L’épée du roi et l’électricien

Publié le  02.09.2010

Vrai-faux conte

Il était une fois un roi qui avait deux pays. Un petit pays où les hommes, les femmes, les enfants et, le roi lui-même, avaient la peau claire, et un très grand pays, très éloigné du petit, où les habitants avaient la peau foncée.

Au pays blanc, où habitait le roi, il pleuvait souvent et l'hiver, la neige recouvrait les villes et les campagnes. Il ne neigeait jamais sur le pays noir, le soleil y brillait toute l'année et il  y faisait très chaud. 

(Ill. : une forêt de parapluies) (Ill. : la canopée d'une forêt tropicale.)

 

Le palais du roi était entouré d'un grand parc dans lequel il y avait une serre où poussaient des plantes et des fleurs. Les plus belles venaient du pays noir, mais pour qu'elles se développent bien, il fallait chauffer la serre à blanc.

Un jour, le roi décida de rendre visite aux habitants de son grand pays noir. Sans doute, en avait-il assez de voir tomber la pluie derrière les vitres de son palais et cherchait-il un peu de chaleur. Le roi se prépara donc à faire le voyage : il enfila son uniforme blanc, mit ses chaussures blanches, son képi et ses gants blancs et boucla autour de sa taille le ceinturon auquel était suspendue son épée. L'épée dans un fourreau était une partie très importante du costume royal : elle rappelait à tout le monde que le roi était le roi, même si tout le monde le savait déjà. C'était comme la couronne que les rois du temps jadis portaient sur la tête.

 

(Ill. : l'épée royale, avec cordon et passementerie, fourreau et ceinturon.)

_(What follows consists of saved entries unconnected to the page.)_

constexpr int kStageFloats = 8192;
constexpr int kWaves = 4;

template <int NMT, int NACC, bool ASMDMA, typename RequestNext>
__device__ __forceinline__ void stage_compute(floatx4 (&acc)[NACC], const floatx4& b0, const floatx4& b1,
                                              const float4* __restrict__ wl, int lane, RequestNext request_next) {
    if constexpr (NMT >= 8) {
        constexpr int GE = NMT / 8;
        constexpr int NG = 2 * GE;
        float4 a[2][8];
#pragma unroll
        for (int m = 0; m < 8; ++m) a[0][m] = wl[m * 64 + lane];
        __builtin_amdgcn_sched_barrier(0);
        constexpr int NPW = NMT / 2;
        if constexpr (ASMDMA) {
#pragma unroll
            for (int g = 0; g < NG; ++g) {
                const int e = g / GE, m0 = (g % GE) * 8;
                const floatx4& bs = e ? b1 : b0;
                const float4(&ag)[8] = a[g & 1];
#pragma unroll
// ... 171 lines not shown
    } else {
    const unsigned voff = lane * 16;
    switch (j & 3) {
        case 0: lds_dma_16<0>(base, lds, voff); break;
        case 1: lds_dma_16<1024>(base, lds, voff); break;
        case 2: lds_dma_16<2048>(base, lds, voff); break;
        default: lds_dma_16<3072>(base, lds, voff); break;
    }
    }
}
template <int NBLK, bool ASMDMA>
__device__ __forceinline__ void stage_load(const float* __restrict__ gsrc, float* lds_dst, int wave, int lane) {
#pragma unroll
    for (int j = 0; j < NBLK / kWaves; ++j) stage_piece<NBLK, ASMDMA>(gsrc, lds_dst, wave, lane, j);
}

__device__ __forceinline__ floatx4 ld4(const float* p) {
    float4 t = *reinterpret_cast<const float4*>(p);
    floatx4 v;
    v[0] = t.x; v[1] = t.y; v[2] = t.z; v[3] = t.w;
    return v;
}
__device__ __forceinline__ void st4(float* p, const floatx4& v) { *reinterpret_cast<float4*>(p) = make_float4(v[0], v[1], v[2], v[3]); }

template <int CODE, int NMT, bool FROMA = false>
__device__ __forceinline__ void chain_activation(floatx4 (&acc)[NMT], floatx4 (&act)[NMT], const float* __restrict__ p1,
                                                 const float* __restrict__ p2, float* __restrict__ d1, float* __restrict__ d2,
                                                 const uint32_t m1, const uint32_t m2, const unsigned long long sign_bits = 0) {
    constexpr bool kFromA = FROMA && (CODE == PSN_ACT_MUL_AUX || CODE == PSN_ACT_MUL2 || CODE == PSN_ACT_SOFTPLUS_BWD);
    constexpr bool kNeed1 = CODE == PSN_ACT_RELU_MASK || CODE == PSN_ACT_MUL_AUX || CODE == PSN_ACT_MUL2 || CODE == PSN_ACT_SOFTPLUS_BWD;
    constexpr bool kNeed2 = CODE == PSN_ACT_MUL2 || CODE == PSN_ACT_SOFTPLUS_BWD;
    constexpr bool kSecond = CODE == PSN_ACT_SOFTPLUS100 || CODE == PSN_ACT_MUL2 || CODE == PSN_ACT_MUL_AUX;
    floatx4 t1[NMT], t2[NMT];
    if constexpr (kNeed1) {
#pragma unroll
        for (int mt = 0; mt < NMT; ++mt) t1[mt] = ld4(p1 + mt * 16);
    }
    if constexpr (kNeed2) {
#pragma unroll
        for (int mt = 0; mt < NMT; ++mt) t2[mt] = ld4(p2 + mt * 16);
    }
    if constexpr (CODE == PSN_ACT_HEAD) {
        if (d1 != nullptr) {
#pragma unroll
            for (int mt = 0; mt < NMT; ++mt)
                if ((m1 >> mt) & 1) st4(d1 + mt * 16, acc[mt]);
// ... 205 lines not shown
    for (int i = tid; i < g.n_bias; i += kWaves * 64) bias_lds[i] = g.b[i];
    const float* tb_lds = nullptr;
    if constexpr (!CHAIN && SRC == 0) {
        if (g.init_b != nullptr && g.tb_lds != 0 && g.n_bias + g.d.init_stride <= PSN_MLP_MAX_LAYERS * 256) {
            const int64_t r_first = blk_ * (kWaves * 16), r_last_ = r_first + kWaves * 16 - 1;
            const int64_t r_last = r_last_ < n_rows_eff ? r_last_ : n_rows_eff - 1;
            if (r_first / g.b_div == r_last / g.b_div) {
                const int64_t ib0 = (r_first / g.b_div) % g.b_mod;
                float* dst = bias_lds + PSN_MLP_MAX_LAYERS * 256 - g.d.init_stride;
                const float* src = g.init_b + ib0 * (int64_t)g.d.init_stride;
                for (int i = tid; i < g.d.init_stride; i += kWaves * 64) dst[i] = src[i];
                tb_lds = dst;
            }
        }
    }

    floatx4 act[NMT];
    floatx4 acc[NMT];
#pragma unroll
    for (int mt = 0; mt < NMT; ++mt)
#pragma unroll
        for (int r = 0; r < 4; ++r) act[mt][r] = 0.f;
    if constexpr (CHAIN) {
        if (g.act_init != nullptr) {
            const bool has_row = rowc < g.act_init_rows;
            const float* ap = g.act_init + (has_row ? rowc : 0) * W + 4 * lg;
#pragma unroll
            for (int mt = 0; mt < NMT; ++mt) {
                float4 t = *reinterpret_cast<const float4*>(ap + mt * 16);
                act[mt][0] = has_row ? t.x : 0.f; act[mt][1] = has_row ? t.y : 0.f; act[mt][2] = has_row ? t.z : 0.f; act[mt][3] = has_row ? t.w : 0.f;
            }
#pragma unroll
            for (int mt = 0; mt < NMT; ++mt) asm volatile("" : "+v"(act[mt]));
        }
    }

    int gstage = 0;
    int pending_dump = 0;
    int pending_stages = 0;
    const bool dump_row = row < n_rows_eff && row >= g.save_row0;
    const bool wave_dumps = __builtin_amdgcn_ballot_w64(dump_row) != 0;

Le roi blanc prit l'avion pour le pays noir.

 

(Ill. : une carte géographique (muette), continents blanc et noir, trajet par avion de la compagnie, BASANE.)

 

Après plusieurs heures de vol, il débarqua sur l'aéroport de la capitale où il fut accueilli par la population, une fanfare, des danseurs en costumes et bien sûr, les notables du pays.

 

(Ill. : Aéroport : danseurs - images Belgavox -, fanfare, notables…)

Puis, le roi monta à l'arrière d'une limousine noire et, s'y tenant debout, bien droit, parcourut lentement les avenues noires de monde, en saluant la foule de la main, sous un soleil de plomb. 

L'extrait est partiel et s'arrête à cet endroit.